Medical University Researchers Find New Interaction Linked To Higher Multiple Sclerosis Risk


Researchers from the University of Texas Medical Branch at Galveston and Duke University Medical Center have discovered that people who carry two variants of specific genes have higher chances of developing multiple sclerosis. Their findings are expected to lead to the development of more accurate tests to identify individuals with the greatest risk of the disease.

One of these variants is in IL7R and the other is in DDX39B. The former has already been previously associated with MS while the latter was not known to be connected to the disease until now, MedicalXpress reported.

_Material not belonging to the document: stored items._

static const uint32_t kABatchNoTag = 0xffffffffu;
static const int kABatchPartBits = 13;
template <int NW, class Src, bool BOTH>
__global__ void __launch_bounds__(kRollThreads, 2) levelA_scatter_roll_k(Src src, LevelA p, uint64_t *__restrict__ base, uint64_t *__restrict__ out,
                                                                        uint32_t row_stride, uint32_t cap) {
    extern __shared__ __align__(16) unsigned char sm_raw[];
    __shared__ uint32_t s_fill;
    __shared__ uint32_t warp_tot[kRollWarps];
    const uint32_t PA = p.PA;
    uint32_t *cur = reinterpret_cast<uint32_t *>(sm_raw);
    uint32_t *cnt = cur + PA;
    RollWarp &rw = *roll_warp_slice(sm_raw, 2 * PA);
    uint64_t *stage = reinterpret_cast<uint64_t *>(sm_raw + abatch_offset(PA));
    uint32_t *tags = reinterpret_cast<uint32_t *>(stage + (size_t)cap * NW);
    uint16_t *idx = reinterpret_cast<uint16_t *>(tags + cap);
    uint64_t *mybase = base + (size_t)blockIdx.x * row_stride;
    const uint64_t region0 = mybase[0];
    for (uint32_t i = threadIdx.x; i < PA; i += blockDim.x) { cur[i] = (uint32_t)(mybase[i] - region0); cnt[i] = 0; }
    if (threadIdx.x == 0) s_fill = 0;
    __syncthreads();
    uint64_t *const out0 = out + region0 * NW;
    const int K = p.K;
    const int lane = threadIdx.x & 31, warp = threadIdx.x >> 5;
    const uint32_t lt_mask = (1u << lane) - 1u;
    const int64_t ntiles = (src.n + kRollTile - 1) / kRollTile;
    const int64_t per = (ntiles + gridDim.x - 1) / gridDim.x;
    const int64_t t0 = (int64_t)blockIdx.x * per, t1 = min(ntiles, t0 + per);

    int64_t t = t0 + warp;
    bool need_setup = true;
    int nitems = 0;
    uint32_t nunits = 0, unif = 0;
    bool staged = false;
    uint64_t next_w0 = 0;
    int u = 0, s = 0, cnt_w = 0;
    RollState<NW> st;
    for (;;) {
        while (t < t1) {
            if (need_setup) {
                const int64_t item0 = t * kRollTile;
                nitems = (int)min((int64_t)kRollTile, src.n - item0);
                const int64_t nx = (t + kRollWarps) * kRollTile;
                if (t + kRollWarps < t1) {
                    next_w0 = src.first_word(nx);
                    src.prefetch_items(nx, lane);
                }
                nunits = roll_warp_setup<BOTH>(src, item0, nitems, rw, &unif, &staged);
                u = lane - 32; s = cnt_w = 0;
                need_setup = false;
            }
            if (s >= cnt_w && u < (int)nunits) {
                u += 32;
                if (u < (int)nunits) {
                    const RollUnit q = roll_unit<BOTH>(rw, nitems, (uint32_t)u, unif, K);
                    const uint64_t *seq = staged ? static_cast<const uint64_t *>(rw.words + rw.off[q.it]) : src.words + src.first_word(t * kRollTile + q.it);
                    roll_init<NW>(st, seq, q.j0, K, q.cnt);
                    s = 0; cnt_w = BOTH ? 2 * q.cnt : q.cnt;
                }
            }
            const bool act = s < cnt_w;
            if (!__any_sync(0xffffffffu, act)) {
                if (t + kRollWarps < t1 && lane < 10 && next_w0 + 16 * lane < src.nwords) prefetch_l2(src.words + next_w0 + 16 * lane);
                __syncwarp();
                t += kRollWarps;
                need_setup = true;
                continue;
            }
            uint32_t part = 0;
            bool mine = false;
            Kmer<NW> k;
            if (act) {
                const bool fwd = BOTH ? !(s & 1) : kmer_is_minimal<NW>(st.f, st.r);
#pragma unroll
                for (int j = 0; j < NW; ++j) k.w[j] = fwd ? st.f.w[j] : st.r.w[j];
                mine = part_of<NW>(p, k, &part);
            }
            const uint32_t bal = __ballot_sync(0xffffffffu, mine);
            if (bal) {
                const uint32_t n = __popc(bal);
                uint32_t b0 = 0;
                if (lane == 0) b0 = atomicAdd(&s_fill, n);
                b0 = __shfl_sync(0xffffffffu, b0, 0);
                if (b0 + n > cap) {
                    if (b0 < cap && (uint32_t)lane < cap - b0) tags[b0 + lane] = kABatchNoTag;
                    break;
                }
                if (mine) {
                    const uint32_t i = b0 + __popc(bal & lt_mask);
                    const uint32_t rank = atomicAdd(&cnt[part], 1u) & 0xffffu;
                    store_rec<NW>(stage + (size_t)i * NW, k);
                    tags[i] = (rank << kABatchPartBits) | part;
                }
            }
            if (act && ++s < cnt_w && (!BOTH || !(s & 1))) roll_next<NW>(st, K);
        }
        const bool more = __syncthreads_or(t < t1);
        const uint32_t nslots = min(s_fill, cap);
        const uint32_t own = (PA + kRollThreads - 1) / kRollThreads;
        const uint32_t j0 = min(PA, threadIdx.x * own), j1 = min(PA, j0 + own);
        uint32_t sum = 0;
        for (uint32_t j = j0; j < j1; ++j) sum += cnt[j] & 0xffffu;
        uint32_t inc = sum;
#pragma unroll
        for (int o = 1; o < 32; o <<= 1) {
            const uint32_t v = __shfl_up_sync(0xffffffffu, inc, o);
            if (lane >= o) inc += v;
        }
        if (lane == 31) warp_tot[warp] = inc;
        __syncthreads();
        uint32_t wb = 0, total = 0;
#pragma unroll
        for (int w = 0; w < kRollWarps; ++w) { const uint32_t v = warp_tot[w]; if (w < warp) wb += v; total += v; }
        uint32_t o = wb + inc - sum;
        for (uint32_t j = j0; j < j1; ++j) {
            const uint32_t c = cnt[j] & 0xffffu;
            o += c;
            cnt[j] = o << 16;
            cur[j] += c;
        }
        if (threadIdx.x == 0) s_fill = 0;
        __syncthreads();
        for (uint32_t i = threadIdx.x; i < nslots; i += kRollThreads) {
            const uint32_t tg = tags[i];
            if (tg == kABatchNoTag) continue;
            idx[(cnt[tg & ((1u << kABatchPartBits) - 1)] >> 16) - 1 - (tg >> kABatchPartBits)] = (uint16_t)i;
        }
        __syncthreads();
        for (uint32_t q = threadIdx.x; q < total; q += kRollThreads) {
            const uint32_t i = idx[q], tg = tags[i];
            const uint32_t slot = cur[tg & ((1u << kABatchPartBits) - 1)] - 1 - (tg >> kABatchPartBits);
            store_rec_stream<NW>(out0 + (size_t)slot * NW, load_rec<NW>(stage + (size_t)i * NW));
        }
        __syncthreads();
        if (!more) break;
    }
    for (uint32_t i = threadIdx.x; i < PA; i += blockDim.x) mybase[i] = region0 + cur[i];
}

template <int NW, class Src, bool BOTH>
__global__ void __launch_bounds__(kRollThreads, 2) levelA_scatter_plan_k(Src src, LevelA p, uint64_t *__restrict__ base, uint64_t *__restrict__ out,
                                                                        const uint64_t *__restrict__ tile_off, const uint16_t *__restrict__ ids,
                                                                        uint32_t id_lo, uint32_t row_stride, uint32_t q_lo, uint64_t ids_len, uint32_t cap) {
    extern __shared__ __align__(16) unsigned char sm_raw[];
    __shared__ uint32_t warp_tot[kRollWarps];
    constexpr int kR = BOTH ? 2 : 1;
    constexpr int kRowV = Src::kIds / 8;
    const uint32_t PA = p.PA;
    uint32_t *cur = reinterpret_cast<uint32_t *>(sm_raw);
    uint32_t *run = cur + PA;
    RollWarp &rw = *roll_warp_slice(sm_raw, 2 * PA);
    uint64_t *stage = reinterpret_cast<uint64_t *>(sm_raw + abatch_offset(PA));
    uint16_t *ptag = reinterpret_cast<uint16_t *>(stage + (size_t)cap * NW);
    uint64_t *mybase = base + (size_t)blockIdx.x * row_stride + q_lo;
    const uint64_t region0 = mybase[0];
    for (uint32_t i = threadIdx.x; i < PA; i += blockDim.x) { cur[i] = (uint32_t)(mybase[i] - region0); run[i] = 0; }
    __syncthreads();
    uint64_t *const out0 = out + region0 * NW;
    const int K = p.K;
    const int lane = threadIdx.x & 31, warp = threadIdx.x >> 5;
    const int64_t ntiles = (src.n + kRollTile - 1) / kRollTile;
    const int64_t per = (ntiles + gridDim.x - 1) / gridDim.x;
    const int64_t t0 = (int64_t)blockIdx.x * per, t1 = min(ntiles, t0 + per);
    const uint32_t share = cap / kRollWarps;

    int64_t pt = t0 + warp;
    int pj = 0, ps = 0;
    uint32_t pn = 0;
    bool p_enter = true;
    const ulonglong2 *prow = nullptr;
    int64_t rt = pt;
    int rj = 0, rs = 0;
    bool need_setup = true;
    int nitems = 0;
    uint32_t nunits = 0, unif = 0;
    bool staged = false;
    uint64_t next_w0 = 0;
    const ulonglong2 *row = nullptr;
    for (;;) {
        uint32_t room = share;
        while (pt < t1) {
            if (p_enter) {
                const uint64_t a = tile_off[pt], b = tile_off[pt + 1];
                if (pt + kRollWarps < t1) {
                    const uint64_t nr = tile_off[pt + kRollWarps];
                    if ((Src::kIdLines >= 32 || lane < Src::kIdLines) && nr + 64 * lane < ids_len) prefetch_l2(ids + nr + 64 * lane);
                    if (lane < Src::kIdLines - 32 && nr + 64 * (32 + lane) < ids_len) prefetch_l2(ids + nr + 64 * (32 + lane));
                }
                pn = (uint32_t)((b - a) / Src::kIds);
                prow = reinterpret_cast<const ulonglong2 *>(ids + a);
                p_enter = false;
            }
            if ((uint32_t)pj * 32 >= pn) {
                pt += kRollWarps; pj = 0; ps = 0; p_enter = true;
                continue;
            }
            if (room < 32 * kR) break;
            const uint32_t u = (uint32_t)pj * 32 + lane;
            uint64_t idq[Src::kIds / 4];
#pragma unroll
            for (int v = 0; v < kRowV; ++v) {
                ulonglong2 x = make_ulonglong2(~0ull, ~0ull);
                if (u < pn) x = __ldg(prow + (size_t)u * kRowV + v);
                idq[2 * v] = x.x; idq[2 * v + 1] = x.y;
            }
            int end = Src::kIds;
#pragma unroll
            for (int e = 0; e < Src::kIds; e += kR) {
                uint32_t part[kR];
                bool own[kR];
                uint32_t c = 0;
#pragma unroll
                for (int r = 0; r < kR; ++r) {
                    part[r] = (uint32_t)((idq[(e + r) / 4] >> (16 * ((e + r) % 4))) & 0xffffu) - id_lo;
                    own[r] = e >= ps && part[r] < PA;
                    c += __popc(__ballot_sync(0xffffffffu, own[r]));
                }
                if (c > room) { end = e; break; }
                room -= c;
#pragma unroll
                for (int r = 0; r < kR; ++r) if (own[r]) atomicAdd(&run[part[r]], 1u);
            }
            if (end < Src::kIds) { ps = end; break; }
            ++pj; ps = 0;
        }
        const bool more = __syncthreads_or(pt < t1);
        const uint32_t own = (PA + kRollThreads - 1) / kRollThreads;
        const uint32_t j0 = min(PA, threadIdx.x * own), j1 = min(PA, j0 + own);
        uint32_t sum = 0;
        for (uint32_t j = j0; j < j1; ++j) sum += run[j] & 0xffffu;
        uint32_t inc = sum;
#pragma unroll
        for (int o = 1; o < 32; o <<= 1) {
            const uint32_t v = __shfl_up_sync(0xffffffffu, inc, o);
            if (lane >= o) inc += v;
        }
        if (lane == 31) warp_tot[warp] = inc;
        __syncthreads();
        uint32_t wb = 0, total = 0;
#pragma unroll
        for (int w = 0; w < kRollWarps; ++w) { const uint32_t v = warp_tot[w]; if (w < warp) wb += v; total += v; }
        uint32_t o = wb + inc - sum;
        for (uint32_t j = j0; j < j1; ++j) {
            const uint32_t c = run[j] & 0xffffu;
            run[j] = o << 16;
            o += c;
            cur[j] += c;
        }
        __syncthreads();
        while (rt < pt || (rt == pt && (rj < pj || (rj == pj && rs < ps)))) {
            if (need_setup) {
                const int64_t item0 = rt * kRollTile;
                nitems = (int)min((int64_t)kRollTile, src.n - item0);
                const int64_t nx = (rt + kRollWarps) * kRollTile;
                if (rt + kRollWarps < t1) {
                    next_w0 = src.first_word(nx);
                    src.prefetch_items(nx, lane);
                }
                nunits = roll_warp_setup<BOTH>(src, item0, nitems, rw, &unif, &staged);
                row = reinterpret_cast<const ulonglong2 *>(ids + tile_off[rt]);
                need_setup = false;
            }
            if ((uint32_t)rj * 32 >= nunits) {
                if (rt + kRollWarps < t1 && lane < 10 && next_w0 + 16 * lane < src.nwords) prefetch_l2(src.words + next_w0 + 16 * lane);
                __syncwarp();
                rt += kRollWarps; rj = 0; rs = 0;
                need_setup = true;
                continue;
            }
            const int end = (rt == pt && rj == pj) ? ps : Src::kIds;
            const int u = rj * 32 + lane;
            if (u < (int)nunits) {
                const RollUnit q = roll_unit<BOTH>(rw, nitems, (uint32_t)u, unif, K);
                const int s_end = min(end, BOTH ? 2 * q.cnt : q.cnt);
                if (rs < s_end) {
                    uint64_t idq[Src::kIds / 4];
#pragma unroll
                    for (int v = 0; v < kRowV; ++v) {
                        const ulonglong2 x = __ldg(row + (size_t)u * kRowV + v);
                        idq[2 * v] = x.x; idq[2 * v + 1] = x.y;
                    }
                    for (int w = 0; w < rs / 4; ++w) {
#pragma unroll
                        for (int v = 0; v + 1 < Src::kIds / 4; ++v) idq[v] = idq[v + 1];
                    }
                    idq[0] >>= 16 * (rs & 3);
                    const uint64_t *seq = staged ? static_cast<const uint64_t *>(rw.words + rw.off[q.it]) : src.words + src.first_word(rt * kRollTile + q.it);
                    RollState<NW> st;
                    roll_init<NW>(st, seq, q.j0 + rs / kR, K, q.cnt - rs / kR);
                    for (int s = rs;;) {
                        const uint32_t part = (uint32_t)(idq[0] & 0xffffu) - id_lo;
                        if (part < PA) {
                            const bool fwd = BOTH ? !(s & 1) : kmer_is_minimal<NW>(st.f, st.r);
                            Kmer<NW> k;
#pragma unroll
                            for (int j = 0; j < NW; ++j) k.w[j] = fwd ? st.f.w[j] : st.r.w[j];
                            const uint32_t pos = atomicAdd(&run[part], 1u << 16) >> 16;
                            store_rec<NW>(stage + (size_t)pos * NW, k);
                            ptag[pos] = (uint16_t)part;
                        }
                        if (++s >= s_end) break;
                        if (!BOTH || !(s & 1)) roll_next<NW>(st, K);
                        if ((s & 3) == 0) {
#pragma unroll
                            for (int v = 0; v + 1 < Src::kIds / 4; ++v) idq[v] = idq[v + 1];
                        } else {
                            idq[0] >>= 16;
                        }
                    }
                }
            }
            if (end == Src::kIds) { ++rj; rs = 0; } else rs = end;
        }
        __syncthreads();
        for (uint32_t q = threadIdx.x; q < total; q += kRollThreads) {
            const uint32_t part = ptag[q];
            const uint32_t slot = cur[part] - (run[part] >> 16) + q;
            store_rec_stream<NW>(out0 + (size_t)slot * NW, load_rec<NW>(stage + (size_t)q * NW));
        }
        if (!more) break;
    }
    for (uint32_t i = threadIdx.x; i < PA; i += blockDim.x) mybase[i] = region0 + cur[i];
}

Aside from leading to more accurate tests for early detection of the disease, the latest discovery could also result to better understanding other autoimmune disorders. The study has been published in the latest issue of "Cell."

Multiple sclerosis is known to be a major cause of neurological disease in younger adults aged 20 to 50 years old. It has also been known to disproportionately affect women.

The disease lets the individual's own immune system attack nerve cells in the spinal cord and brain. MS is treatable but has no cure. It often leads to problems with vision, muscle control, balance, basic body functions, among others, and has the potential to lead to disability.

The study was a collaboration between scientists at UTMB, Duke, University of California, Berkeley, and Case Western Reserve University. They found that when to specific DNA variants in the DDX39B and IL7R genes are present in an individual's genetic code, their interaction could result to an overproduction of the protein sIL7R.

The interactions of this protein with the human body's immune system play a major role in multiple sclerosis. However, its role is still not completely understood.

Lead author Simon Gregory, director of Genomics and Epigenetics at the Duke Molecular Physiology Institute at Duke University Medical Center, said that the study recognizes an interaction between a known MS risk gene to unlock a new MS candidate gene. With this, it opens a new mechanism that is associated with an increased risk of multiple sclerosis as well as other autoimmune diseases.